Multiferroic properties and magnetoelectric coupling observed in nanocrystalline HoFeO3

Abstract

Nanocrystalline holmium orthoferrite (HoFeO3) was synthesized by the chemical sol-gel technique. The main focus of attention was to explore the behavior of nanocrystalline system of HoFeO3 in the context of multiferroicity. Structural investigation by observing X-ray diffractograms and its thorough Rietveld analysis was carried out in detail which confirms the deviation in crystallographic structure. Structural study confirms the pure orthorhombic (Pnma) phase of HoFeO3 with zero impurity including the presence of uniform particle size distribution in the nano regime. Different useful structural parameters were also calculated from this theoretically generated pattern, which help to understand the magnetoelectric behavior explored in the sample. Surface morphology studied by FESEM micrographs confirmed a more or less uniform grain distribution in nano regime. EDAX spectra and mapping confirms the elemental purity. Thermal variation of magnetization measurements of HoFeO3 was carried out under zero-field cooled and field (~200 Oe) cooled conditions. Also, variation of magnetization with field (MH Loop) yields the presence of magnetic ordering with a relatively high value of magnetization compared to its corresponding bulk counterpart. During field-variation, magnetization value wasn’t yet saturated even at the maximum applied field of ~3 T, indicating the presence of magnetic ordering and superparamagnetism. Detailed high-temperature dielectric study including thermal variation, as well as frequency variation of dielectric constant together with related electric parameters provide various important information like ferro to para transition temperature, etc.
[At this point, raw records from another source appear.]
# rslmtoasa/rslmtoasa

Measured on AMD Instinct MI355X. Metric: block-recursion throughput (H|psi> + A_n + B_n recursion levels, recursion.f90 recur_b), higher is better.
Workload: dtype f64

## Files before the change

### rslmtoasa_amd/csrc/kernels_spmm5.hpp

```cpp
#pragma once
#include <hip/hip_runtime.h>
#include <algorithm>
#include <type_traits>
#include <vector>
#include "kernels_valu.hpp"
#include "kernels_mfma.hpp"
#include "kernels_spmm4.hpp"

namespace rsrec {

#ifndef RSREC_S5_KSPLIT_PROBE
#define RSREC_S5_KSPLIT_PROBE 0
#endif
#ifndef RSREC_S5_PRIO
#define RSREC_S5_PRIO 0
#endif
#ifndef S5_WG_GROUPS
#define S5_WG_GROUPS 4
#endif
constexpr int S5_TRIPLE = 640;
constexpr int S5_TRIPLE_BYTES = S5_TRIPLE * 8;
constexpr int S5_HEAD_TRIPLES = 2;
constexpr int S5_HEAD_DOUBLES = 2 * S5_HEAD_TRIPLES * S5_TRIPLE;
constexpr int S5_MAXENT = 2 * S4_MAXSLOTS + 2;
constexpr int S5_ENTPAD = 8;

struct S5Desc { const double* a; const double* b; double sign; double diag; };

__device__ __forceinline__ double s5_desc_value(const S5Desc& D, int ro, int ri, int c ) {
    double v = D.sign * D.a[2 * (ro + 18 * ri) + c];
    if (D.b) v = v + D.b[2 * (ro + 18 * ri) + c];
    if (D.diag != 0.0 && ro == ri && c == 0) v = v + D.diag;
    return v;
}

__global__ __launch_bounds__(640) void k_s5_emit(const S5Desc* __restrict__ desc, const int* __restrict__ meta, int meta_stride, int nfs, int null_col, int ntr,
                                                 double* __restrict__ frag) {
    const int t = blockIdx.x, sig = blockIdx.y, st = blockIdx.z;
    const int* codes = meta + (size_t)st * meta_stride + 2;
    const S5Desc* D = desc + (size_t)st * nfs;
    const int e0 = threadIdx.x;
    const int K = e0 < 256 ? 0 : e0 < 512 ? 1 : 2;
    const int r = e0 - (K == 0 ? 0 : K == 1 ? 256 : 512);
    int q, l, e;
    if (K < 2) { q = r >> 7; l = (r & 127) >> 1; e = r & 1; } else { q = r >> 6; l = r & 63; e = 0; }
    const int k = l >> 4, rho = q == 0 ? (l & 15) : 16 + (l & 3);
    const int stq = rho >> 2, ll = rho & 3;
    int po = 0, mo = 0;
    bool row = true;
    if (stq < 4) { po = stq & 1; mo = 4 * (stq >> 1) + ll; } else if (ll < 2) { po = ll; mo = 8; } else row = false;
    const int o0 = 10 * t + (K == 0 ? 0 : K == 1 ? 4 : 8);
    const int o = K < 2 ? o0 + k : o0 + (k >> 1);
    const int pi = K < 2 ? e : (k & 1);
    double v = 0.0;
    if (row) {
        const int j = o / 9, code = codes[j], col = code & 255, flip = code >> 8;
        if (col != null_col && D[col].a) {
            const int so = sig, si = flip ? 1 - sig : sig, mi = o % 9;
            const int ro = 9 * so + mo, ri = 9 * si + mi;
            const double hr = s5_desc_value(D[col], ro, ri, 0), hi = s5_desc_value(D[col], ro, ri, 1);
            v = (po == pi) ? hr : (po == 0 ? -hi : hi);
        }
    }
    frag[(((size_t)st * 2 + sig) * ntr + t) * S5_TRIPLE + e0] = v;
}
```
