+        for (int u = 0; u < U; ++u) q[u][0].load(Tc[0] + bs * (b + u), Fr + (b + u) * R);
+#pragma unroll
+        for (int u = 0; u < U; ++u)
+#pragma unroll
+          for (int j = 1; j < RPT; ++j) q[u][j].t = __builtin_nontemporal_load(reinterpret_cast<const V*>(Tc[j] + bs * (b + u)));
+        __builtin_amdgcn_sched_barrier(0);
+#pragma unroll
+        for (int u = 0; u < U; ++u)
+#pragma unroll
+          for (int j = 0; j < RPT; ++j) {
+#pragma unroll
+            for (int v = 0; v < VEC; ++v) q[u][j].f[v] = q[u][0].f[v];
+            q[u][j].fma(s[j][u]);
+          }
+      }
+      for (; b < b1; ++b) {
+        RVec<TT, VEC> q[RPT];
+        q[0].load(Tc[0] + bs * b, Fr + b * R);
+#pragma unroll
+        for (int j = 1; j < RPT; ++j) q[j].t = __builtin_nontemporal_load(reinterpret_cast<const V*>(Tc[j] + bs * b));
+#pragma unroll
+        for (int j = 0; j < RPT; ++j) {
+#pragma unroll
+          for (int v = 0; v < VEC; ++v) q[j].f[v] = q[0].f[v];
+          q[j].fma(s[j][0]);
+        }
+      }
+    }
+  }
+  double tot[RPT][VEC];
+#pragma unroll
+  for (int j = 0; j < RPT; ++j)
+#pragma unroll
+    for (int v = 0; v < VEC; ++v) {
+      if constexpr (U == 4) tot[j][v] = (s[j][0][v] + s[j][1][v]) + (s[j][2][v] + s[j][3][v]);
+      else tot[j][v] = s[j][0][v] + s[j][1][v];
+    }
+  double* dst = part + ((int64_t)blockIdx.y * A + a) * R + r;
+  if (NG == 1) {
+#pragma unroll
+    for (int j = 0; j < RPT; ++j)
+      if (g < NG && a + (int64_t)j * TA < A) {
+#pragma unroll
+        for (int v = 0; v < VEC; ++v) dst[(int64_t)j * TA * R + v] = tot[j][v];
+      }
+    return;
+  }
+  const int gl = lg * RPT;
+  if (g < NG) {
+#pragma unroll
+    for (int j = 0; j < RPT; ++j)
+#pragma unroll
+      for (int v = 0; v < VEC; ++v) sh[((g * RPT + j) * lg + l) * VEC + v] = tot[j][v];
+  }
+  __syncthreads();
+  if (g == 0) {
+#pragma unroll
+    for (int j = 0; j < RPT; ++j)
+      if (a + (int64_t)j * TA < A) {
+#pragma unroll
+        for (int v = 0; v < VEC; ++v) {
+          double x = sh[(j * lg + l) * VEC + v];
+          for (int q = 1; q < NG; ++q) x += sh[(q * gl + j * lg + l) * VEC + v];
+          dst[(int64_t)j * TA * R + v] = x;
+        }
+      }
+  }
 }
 
 __global__ void reduce_outer_fin(const double* __restrict__ part, int SB, int64_t A, int R, double scale,
@@ -1255,15 +1360,47 @@
 }
 
 template <typename TT, int VEC>
+static int64_t outer_resident() {
+  static std::mutex mu;
+  static int dev_of = -1;
+  static int64_t blocks = 0;
+  std::lock_guard<std::mutex> lock(mu);
+  int dev = 0;
+  AO_HIP(hipGetDevice(&dev));
+  if (dev != dev_of) {
+    int per_cu = 0;
+    AO_HIP(hipOccupancyMaxActiveBlocksPerMultiprocessor(&per_cu, reduce_outer_k<TT, VEC, 2>, kOuterThreads,
+                                                        (size_t)2 * kOuterThreads * VEC * sizeof(double)));
+    blocks = (int64_t)std::max(per_cu, 1) * device_cus();
+    dev_of = dev;
+  }
+  return blocks;
+}
+static OuterGeom outer_geometry_of(int tprec, int64_t A, int64_t B, int R) {
+  const int vec = outer_vec(tprec, R);
+  if (tprec == AOADMM_PREC_F32)
+    return outer_geometry(A, B, R, vec, 4, vec == 4 ? outer_resident<float, 4>() : outer_resident<float, 1>());
+  return outer_geometry(A, B, R, vec, 8, vec == 2 ? outer_resident<double, 2>() : outer_resident<double, 1>());
+}
+
+size_t reduce_outer_scratch_bytes(int64_t A, int64_t B, int R) {
+  const int sb = std::max(outer_geometry_of(AOADMM_PREC_F32, A, B, R).SB, outer_geometry_of(AOADMM_PREC_F64, A, B, R).SB);
+  return (size_t)sb * A * R * sizeof(double);
+}
+
+template <typename TT, int VEC>
 static void launch_outer_t(const void* T, int nchunk, int64_t trows, int64_t A, int64_t Apad, int64_t B, int R,
-                           const double* FbT, double* scratch, int& SB, hipStream_t s, const SysBuild* sys) {
-  int TA; int64_t nb;
-  outer_geometry(A, B, R, VEC, TA, nb, SB);
-  int threads = TA * (R / VEC);
-  threads = (threads + 63) / 64 * 64;
+                           const double* FbT, double* scratch, const OuterGeom& g, hipStream_t s, const SysBuild* sys) {
   const int hs = sys ? 1 : 0;
-  reduce_outer_k<TT, VEC><<<dim3((unsigned)(nb + hs), (unsigned)SB), threads, 0, s>>>((const TT*)T, nchunk, trows, A, Apad, B,
-                                                                                    R, TA, FbT, scratch, hs, sys ? *sys : SysBuild());
+  const size_t lds = g.NG > 1 ? (size_t)g.NG * g.RPT * g.TA * R * sizeof(double) : 0;
+  const dim3 grid((unsigned)(g.nblkA + hs), (unsigned)g.SB);
+  const SysBuild sb = sys ? *sys : SysBuild();
+  if (g.RPT == 2)
+    reduce_outer_k<TT, VEC, 2><<<grid, kOuterThreads, lds, s>>>((const TT*)T, nchunk, trows, A, Apad, B, R, g.TA, g.NG, FbT,
+                                                                 scratch, hs, sb);
+  else
+    reduce_outer_k<TT, VEC, 1><<<grid, kOuterThreads, lds, s>>>((const TT*)T, nchunk, trows, A, Apad, B, R, g.TA, g.NG, FbT,
+                                                                 scratch, hs, sb);
 }
 
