size_t SDFViewer::update(SDFSurface& sdf, std::chrono::nanoseconds max_delta_time) {
    error_.clear();
    visited_before_throw_ = 0;
    bool just_changed_box = false;
    if (const auto dev_now = sdf.device_sdf()) {
        if (!load_sdf_ || memcmp(&*load_sdf_, &*dev_now, sizeof(*dev_now)) != 0) {
            if (!fresh_) same_load_ = false;
            load_sdf_ = *dev_now;
        }
    }
    if (auto new_box = sdf.changed()) {
        same_load_ = false;
        changed_box = changed_box ? merge_bounding_boxes(*changed_box, *new_box) : *new_box;
// ... 25 lines not shown
            const float dm1 = (float)g.dims[i] - 1.0f, size = g.bb_max[i] - g.bb_min[i];
            float first = 0.0f / dm1;
            first = first * size;
            first = first + g.bb_min[i];
            float last = ((float)g.dims[i] - 1.0f) / dm1;
            last = last * size;
            last = last + g.bb_min[i];
            if (!(first >= lo[i] && first <= hi[i] && last >= lo[i] && last <= hi[i])) return false;
        }
        return true;
    };
    const bool all_passes_fit = loading_mgr.total_iterations() == 0 && loading_mgr.step_size() != 0 &&
                                max_delta_time >= std::chrono::milliseconds(1);
    if (all_passes_fit && ((fresh_ && !changed_box) || box_covers_grid())) {
        float* dist_out = dist_synced_ ? material.dist->f32() : nullptr;
        int rc;
        if (dist_out && material.dist_interleaved) {
            float box[6];
            const float* box_ptr = nullptr;
            uint32_t flags = SDFV_PASS_VOLUME_INTERLEAVED;
            if (changed_box) {
                box[0] = (*changed_box)[0].x; box[1] = (*changed_box)[0].y; box[2] = (*changed_box)[0].z;
                box[3] = (*changed_box)[1].x; box[4] = (*changed_box)[1].y; box[5] = (*changed_box)[1].z;
                box_ptr = box;
                if (material.materialize(stream) != 0) {
                    error_ = sdfv_last_error();
                    return 0;
                }
            } else {
                flags |= (material.undefined_rows ? SDFV_PASS_VIRGIN_GRID : SDFV_PASS_FRESH_GRID) | SDFV_PASS_SAME_LOAD;
            }
            rc = sdfv_fill_grid_pass_ex(&dev->params, dev->sdf_id, &g, 1u, box_ptr, tex0_device(), tex1_device(), dist_out, flags, stream);
        } else {
            rc = sdfv_fill_grid_commit(&dev->params, dev->sdf_id, &g, tex0_device(), tex1_device(), dist_out, stream);
        }
        if (rc != 0) {
            error_ = sdfv_last_error();
            return 0;
        }
        fresh_ = false;
        material.undefined_rows = false;
        material.pairs_valid = false;
        while (loading_mgr.step_size() != 0) loading_mgr.finish_pass();
        loaded_once_ = true;
        publish_lod();
        return loading_mgr.total_iterations() - start_iter;
    }
    bool first = true;
    while (first || std::chrono::steady_clock::now() - start_time < max_delta_time) {
        first = false;
        const size_t step = loading_mgr.step_size();
        if (step == 0) break;
        float box[6];
        const float* box_ptr = nullptr;
        if (changed_box) {
            box[0] = (*changed_box)[0].x; box[1] = (*changed_box)[0].y; box[2] = (*changed_box)[0].z;
            box[3] = (*changed_box)[1].x; box[4] = (*changed_box)[1].y; box[5] = (*changed_box)[1].z;
            box_ptr = box;
        }
        uint32_t flags = 0;
        if (same_load_ && !changed_box)
            flags = material.undefined_rows ? (SDFV_PASS_VIRGIN_GRID | SDFV_PASS_SAME_LOAD)
                                            : ((fresh_ ? SDFV_PASS_FRESH_GRID : 0u) | SDFV_PASS_SAME_LOAD);
        else if (material.materialize(stream) != 0) {
            error_ = sdfv_last_error();
            break;
        }
        if (dist_synced_ && material.dist_interleaved) flags |= SDFV_PASS_VOLUME_INTERLEAVED;
        if (loaded_once_ && !changed_box && flags == (flags & SDFV_PASS_VOLUME_INTERLEAVED)) flags |= SDFV_PASS_EXPECT_NOOP;
        if (sdfv_fill_grid_pass_ex(&dev->params, dev->sdf_id, &g, (uint32_t)step, box_ptr, tex0_device(), tex1_device(),
                                   dist_synced_ ? material.dist->f32() : nullptr, flags, stream) != 0) {
            error_ = sdfv_last_error();
            break;
        }
        fresh_ = false;
        if (material.undefined_rows) {
            material.defined_step = (uint32_t)step;
            if (step == 1) material.undefined_rows = false;
        }
        material.pairs_valid = false;
        loading_mgr.finish_pass();
        if (loading_mgr.step_size() == 0) loaded_once_ = true;
        publish_lod();
    }
    return loading_mgr.total_iterations() - start_iter;
}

These observations and various analyzes including Cole-Cole analysis of frequency variation of permittivity, Nyquist plot impedance analysis, etc. provide all dielectric parameters which are essential to understand the dielectric properties of the sample. The studies of ferroelectric loop and presence of room temperature magnetoelectric coupling suggest type-II multiferroicity of the present system of HoFeO3, which is usually not found in the bulk system. Presence of prominent remnant polarization with feeble dielectric loss and substantial magnetization clearly establishes the multiferroic candidature of nanocrystalline HoFeO3. This signature of multiferroicity will definitely strengthen the quality of application of the sample in M-E devices.